But one of these days, I’m going to have to stop calling out my ex’s name when I touch myself.
It’s pathetic.
I haven’t had meaningful sex in three years. Of course I miss the way Riley’s hands felt on me.
Since then, the only real times I've gotten off with another person have been when I'm treated like a novelty.
A notch in someone’s queer experience bedpost.
It doesn’t matter, because I’m not getting laid anytime soon.
A glance at the clock on my computer shows that if I get dressed and leave now, I should be able to make it to Randy’s in time for Hannah’s break—and I could use the distraction.
With a shower out of the question, I wipe my crotch with a wet rag and throw on some extra spray deodorant to cover up the smell of sex. Hannah always seems to know when I’ve been filming, and she never fails to tease me about it.
My apartment on the south end isn’t all that far from the Diner—and it’s not like I can afford a car or insurance—so the walk is a great way to clear my head from all the over-branching thoughts and thick musk from inside.
Randy’s Diner is always bustling with people from all walks of life. If you like boring and predictable—a straight, cis person’s paradise—this is not the place for you.
Retro vibes without all of the retro narrow-minded thinking.
Colorful checkered floors, pink and blue booths, and some of the fruitiest people you’ll ever meet litter around the safe haven nestled in the south side of Boston.
That’s why it’s my favorite place to unwind after spending hours stuck in my own head.
My usual booth is unoccupied, and it takes less than five minutes for one of the servers to bring out my regular coffee order unprompted. To say the diner is like my second home would be an understatement.
Hot steam rises up and brushes against my lips, and as my eyes close to focus on the sensation, I swipe my fingers over the volume dial on my hearing aid until it’s all the way down.
I’m still aware of the bustling noise around me, but now it’s muffled and easier to tune out. I like the near quiet: the chatter of indistinguishable voices and disembodied echoes of the world happening around me.
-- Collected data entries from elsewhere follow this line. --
template <int MODE, int RR, bool RSV, bool NW = false>
__device__ __forceinline__ void scatter_staged_body(DevCfg c, int64_t wm, const int64_t* __restrict__ key,
                                                    const int64_t* __restrict__ ts, const int64_t* __restrict__ val,
                                                    const int32_t* __restrict__ kh, int64_t n, int32_t T,
                                                    const uint32_t* __restrict__ offs, PRec* __restrict__ part,
                                                    DevSide side, Status* st, uint32_t* rsv, int64_t rcap) {
  specialize<MODE>(c);
  extern __shared__ __attribute__((aligned(16))) uint8_t sraw[];
  i64x2* stg = reinterpret_cast<i64x2*>(sraw);
  uint64_t* stg8 = reinterpret_cast<uint64_t*>(sraw);
  uint16_t* sp = reinterpret_cast<uint16_t*>(sraw + (size_t)RR * (NW ? 8 : 16));
  uint32_t* gb = reinterpret_cast<uint32_t*>(sp + RR);
  uint32_t* cs = gb + c.P;
  uint32_t* wsum = cs + c.P + 1;
  const int32_t tile = tile_of_block(T);
  if constexpr (!RSV) {
    const bool cmp = c.compact && !*c.wide;
    if (!cmp) {
      scatter_direct(c, wm, key, ts, val, kh, n, T, offs, part, side, st, gb, tile);
      return;
    }
    for (int i = threadIdx.x; i < c.P; i += FW_TILE_THREADS) gb[i] = offs[(int64_t)i * T + tile];
  }
  const int64_t tbase = (int64_t)tile * FW_TILE;
  const int64_t tend = min(n, tbase + (int64_t)FW_TILE);
  unsigned long long late = 0;
  int bad_kg = 0, bad_ts = 0, over = 0, nmiss = 0;
  constexpr int RPT = RR / FW_TILE_THREADS;
  const int ppt = (c.P + FW_TILE_THREADS - 1) / FW_TILE_THREADS;
  i64x2* out = reinterpret_cast<i64x2*>(part);
  uint64_t* out8 = reinterpret_cast<uint64_t*>(part);
  for (int64_t b = tbase; b < tend; b += RR) {
    for (int i = threadIdx.x; i <= c.P; i += FW_TILE_THREADS) cs[i] = 0;
    __syncthreads();
    uint32_t rk[RPT];
    uint32_t pj[RPT];
    int64_t w[RPT], v[RPT];
#pragma unroll
    for (int hf = 0; hf < 2; hf++) {
      constexpr int H = RPT / 2;
      const int64_t bh = b + (int64_t)hf * H * FW_TILE_THREADS;
      int64_t k[H], t[H], vh[H];
      int32_t hh[H];
      load_records<H / 2, true>(c, key, ts, val, kh, bh, tend, k, t, vh, hh);
#pragma unroll
      for (int j = 0; j < H; j++) {
        const int jj = hf * H + j;
        const int64_t i = rec_index(bh, j >> 1, j & 1);
        pj[jj] = 0xffffffffu;
        v[jj] = vh[j];
        if (i >= tend) continue;
        const int32_t h = c.key_kind == FW_KEY_HASHED ? hh[j] : key_hash_of(c.key_kind, k[j], kh, i);
        const int32_t p = partition_of(c, k[j], h);
        if (p < 0) {
          bad_kg++;
          continue;
        }
        int64_t last = 0;
        int nwin = 0;
        const int cls = classify(c, wm, t[j], &last, &nwin, k[j], 0);
        if (cls == CLS_NORMAL) {
          const int64_t d = compact_delta(c, last);
          if (RSV && d < 0) {
            over = 1;
            continue;
          }
          if constexpr (NW) {
            uint64_t nw;
            if (!narrow_encode(c, k[j], d, vh[j], &nw)) {
              over = 1;
              nmiss = 1;
              continue;
            }
            w[jj] = (int64_t)nw;
          } else {
            w[jj] = compact_encode(c, k[j], d);
          }
          rk[jj] = atomicAdd(&cs[p], 1u);
          pj[jj] = (uint32_t)p;
        } else if (cls == CLS_LATE) {
          if (!RSV && c.side_output)
            side_one(side, st, k[j], t[j], vh[j]);
          else
            late++;
        } else if (cls == CLS_BADTS) {
          bad_ts++;
        }
      }
    }
    __syncthreads();
    constexpr int CQ = ((RSV ? FW_GMAX_P : FW_STAGED_MAX_P) + FW_TILE_THREADS - 1) / FW_TILE_THREADS;
    uint32_t cq[CQ], sum = 0;
#pragma unroll
    for (int q = 0; q < CQ; q++) {
      const int pp = threadIdx.x * ppt + q;
      cq[q] = q < ppt && pp < c.P ? cs[pp] : 0u;
      sum += cq[q];
    }
    uint32_t total;
    uint32_t e = block_excl_scan(sum, wsum, &total);
#pragma unroll
    for (int q = 0; q < CQ; q++) {
      const int pp = threadIdx.x * ppt + q;
      if (q < ppt && pp < c.P) cs[pp] = e;
      e += cq[q];
    }
    if (threadIdx.x == 0) cs[c.P] = total;
    __syncthreads();
#pragma unroll
    for (int j = 0; j < RPT; j++) {
      if (pj[j] == 0xffffffffu) continue;
      const uint32_t pos = cs[pj[j]] + rk[j];
      if constexpr (NW)
        stg8[pos] = (uint64_t)w[j];
      else
        stg[pos] = i64x2{w[j], v[j]};
      sp[pos] = (uint16_t)pj[j];
    }
    if constexpr (RSV) {
      for (int i = threadIdx.x; i < c.P; i += FW_TILE_THREADS) {
        const uint32_t m = cs[i + 1] - cs[i];
        if (m == 0) continue;
        const uint32_t g = atomicAdd(&rsv[i], m);
        if ((int64_t)g + m > rcap) {
          over = 1;
          gb[i] = 0xffffffffu;
        } else {
          gb[i] = (uint32_t)((int64_t)i * rcap + g);
        }
      }
    }
    __syncthreads();
    for (uint32_t i = threadIdx.x; i < total; i += FW_TILE_THREADS) {
      const uint32_t pp = sp[i];
      if (RSV && gb[pp] == 0xffffffffu) continue;
      if constexpr (NW)
        out8[gb[pp] + (i - cs[pp])] = stg8[i];
      else
        out[gb[pp] + (i - cs[pp])] = stg[i];
    }
    __syncthreads();
    if constexpr (!RSV) {
      for (int i = threadIdx.x; i < c.P; i += FW_TILE_THREADS) gb[i] += cs[i + 1] - cs[i];
      __syncthreads();
    }
  }
  if constexpr (RSV) {
    if (over) rsv[c.P + RSV_OVER] = 1;
    if (NW && nmiss) rsv[c.P + FW_RSV_NARROW] = 1;
    if (bad_kg) atomicAdd(&rsv[c.P + RSV_KG], (uint32_t)bad_kg);
    if (bad_ts) atomicAdd(&rsv[c.P + RSV_TS], (uint32_t)bad_ts);
    if (late) atomicAdd(reinterpret_cast<unsigned long long*>(rsv + c.P + RSV_LATE), late);
  } else if (late) {
    atomicAdd(&st->late_dropped, late);
  }
}
template <int MODE, int RR>
__global__ __launch_bounds__(FW_TILE_THREADS) void k_scatter_staged(DevCfg c, int64_t wm, const int64_t* __restrict__ key,
                                                                   const int64_t* __restrict__ ts,
                                                                   const int64_t* __restrict__ val,
                                                                   const int32_t* __restrict__ kh, int64_t n, int32_t T,
                                                                   const uint32_t* __restrict__ offs,
                                                                   PRec* __restrict__ part, DevSide side, Status* st,
                                                                   const uint32_t* __restrict__ gate) {
  if (gate && !gate[0]) return;
  scatter_staged_body<MODE, RR, false>(c, wm, key, ts, val, kh, n, T, offs, part, side, st, nullptr, 0);
}
template <int RR, bool NW>
__global__ __launch_bounds__(FW_TILE_THREADS) void k_scatter_rsv(DevCfg c, int64_t wm, const int64_t* __restrict__ key,
                                                                const int64_t* __restrict__ ts,
                                                                const int64_t* __restrict__ val,
                                                                const int32_t* __restrict__ kh, int64_t n, int32_t T,
                                                                PRec* __restrict__ part, uint32_t* rsv, int64_t rcap) {
  scatter_staged_body<M_TUMB, RR, true, NW>(c, wm, key, ts, val, kh, n, T, nullptr, part, DevSide{}, nullptr, rsv, rcap);
}

__global__ __launch_bounds__(FW_TILE_THREADS) void k_scatter_ordered(DevCfg c, int64_t wm, const int64_t* __restrict__ key,
                                                                     const int64_t* __restrict__ ts,
                                                                     const int64_t* __restrict__ val,
                                                                     const int32_t* __restrict__ kh, int64_t n,
                                                                     int32_t T, const uint32_t* __restrict__ srow,
                                                                     int64_t* __restrict__ sk, int64_t* __restrict__ stt,
                                                                     int64_t* __restrict__ sv, int32_t* __restrict__ skh, const Status* st) {
  const uint32_t* tile_slow = srow + T;
  if (tile_slow[blockIdx.x] == 0) return;
  const int taint = c.assigner == FW_SESSION ? st->taint_any : 0;
  __shared__ uint32_t wtot[FW_TILE_THREADS / 64];
  const uint32_t slow_base = srow[blockIdx.x] - srow[0];
  const int64_t tbase = (int64_t)blockIdx.x * FW_TILE;
  const int64_t tend = min(n, tbase + (int64_t)FW_TILE);
  const int lane = __lane_id(), wid = threadIdx.x >> 6, nw = blockDim.x >> 6;
  uint32_t running = 0;
  for (int64_t j = tbase; j < tend; j += blockDim.x) {
    const int64_t i = j + threadIdx.x;
    int cls = CLS_SKIP;
    int32_t p = -1, h = 0;
    int64_t k = 0, t = 0, v = 0;
    if (i < tend) {
      k = key[i];
      t = ts[i];
      v = val[i];
      h = key_hash_of(c.key_kind, k, kh, i);
      p = partition_of(c, k, h);
      if (p >= 0) {
        int64_t last = 0;
        int nw = 0;
        cls = classify(c, wm, t, &last, &nw, k, taint);
      }
    }
    const bool is_slow = cls == CLS_SLOW;
    const uint64_t ball = __ballot(is_slow);
    if (lane == 0) wtot[wid] = (uint32_t)__popcll(ball);
    __syncthreads();
    uint32_t woff = 0, tot = 0;
    for (int w = 0; w < nw; w++) {
      const uint32_t x = wtot[w];
      woff += w < wid ? x : 0u;
      tot += x;
    }
    if (is_slow) {
      const uint32_t pos = slow_base + running + woff + (uint32_t)__popcll(ball & lanemask_lt());
      sk[pos] = k;
      stt[pos] = t;
      sv[pos] = v;
      skh[pos] = h;
      if (agg_ordinal(c)) c.slow_ord[pos] = c.ord_base + i;
    }
    running += tot;
    __syncthreads();
  }
}

constexpr int LDS_BUCKETS = FW_LDS_SLOTS / 4;
struct AggLds {
  uint32_t tag[FW_LDS_SLOTS];
  uint32_t cnt[FW_LDS_SLOTS];
  i64x2 kv[FW_LDS_SLOTS];
  int64_t mn[FW_LDS_SLOTS];
  int64_t mx[FW_LDS_SLOTS];
  int64_t sum[FW_LDS_SLOTS];
  int32_t slot[FW_LDS_SLOTS];
  int fill;
  int anyfail;
  int spill;
  int last;
  int nnew;
  int live;
  unsigned long long flushed;
  int64_t min_timer;
  int hl_lo, hl_take, hl_idx;
  long long hl_bump;
  const int64_t* byv;
  int64_t byb;
};
enum : uint32_t { LT_EMPTY = 0, LT_BUSY = 1 };

__device__ __forceinline__ uint32_t lds_hash(int64_t key, int64_t start) {
// ... 6809 lines not shown
void launch_displaced_any(const DevCfg& c, const int64_t* ts, int64_t n, int32_t* flag, hipStream_t s) {
  const unsigned blocks = (unsigned)std::min<int64_t>(1024, (n + 255) / 256);
  hipLaunchKernelGGL(k_displaced_any, dim3(blocks), dim3(256), 0, s, c, ts, n, flag);
}
void launch_rsv_reset(uint32_t* rsv, int32_t words, const Status* st, hipStream_t s) {
  hipLaunchKernelGGL(k_rsv_reset, dim3((unsigned)std::min(64, (words + 255) / 256)), dim3(256), 0, s, rsv, words, st);
}
void launch_scan(uint32_t* data, int64_t m, uint32_t* scratch, hipStream_t s, const uint32_t* gate) {
  if (gate) {
    hipLaunchKernelGGL(k_scan_gated, dim3(1), dim3(SCAN_T), 0, s, data, m, gate);
    return;
  }
  const int64_t nb = (m + SCAN_B - 1) / SCAN_B;
  hipLaunchKernelGGL(k_scan_blocks, dim3((unsigned)nb), dim3(SCAN_T), 0, s, data, m, scratch, gate);
  hipLaunchKernelGGL(k_scan_top, dim3(1), dim3(SCAN_T), 0, s, scratch, nb, gate);
  hipLaunchKernelGGL(k_scan_add, dim3((unsigned)nb), dim3(SCAN_T), 0, s, data, m, (const uint32_t*)scratch, gate);
}

void launch_taint(const DevCfg& c, int64_t wm, const int64_t* key, const int64_t* ts, int64_t n, Status* st,
                  hipStream_t s) {
  const int64_t blocks = std::min<int64_t>((n + 255) / 256, 2048);
  if (blocks > 0) hipLaunchKernelGGL(k_taint, dim3((unsigned)blocks), dim3(256), 0, s, c, wm, key, ts, n, st);
}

It’s reminiscent of those ambience study videos I used to listen to in high school.
Two sharp taps on the edge of the table capture my attention, and I offer Hannah a smile as she leans on the open booth in front of me.
Her blond hair is tucked up into a bun, long sleeves rolled up to her elbows, and two paper pads sticking out of her apron pocket.
‘Quiet time?’ she asks with a few motions of her hands.
My smile dips, and I respond back with my typical smidge of hesitation—because even though Hannah has been teaching me signs over the last two years, most of mine are still pidgin English with messed up sentence structure.
‘Headache.’
Her smile is sympathetic, and she puts her hand on myshoulder with a light squeeze before signing with her other hand, ‘Did your landlord ever do anything about that black mold situation?’
Ah, no, no he did not—but Hannah doesn’t need to worry about that.
I shake my head, and she cocks hers, eyes swimming with concern. Before I can assure her that I’m just being moody and depressing as always, she plops down into the empty seat across from me and grabs my hand in hers.
‘Want me to get you an application?’
Hannah has been hinting that I should come work at the diner for months now. A stable way to save up the money to get out of my crappy apartment.
Every time I think about doing it, my head gets overwhelmed with thoughts of non-stop interaction, and the panic that’s always simmering beneath the surface starts licking at my nerves.
She reads my hesitation and brings both hands up to capture my attention.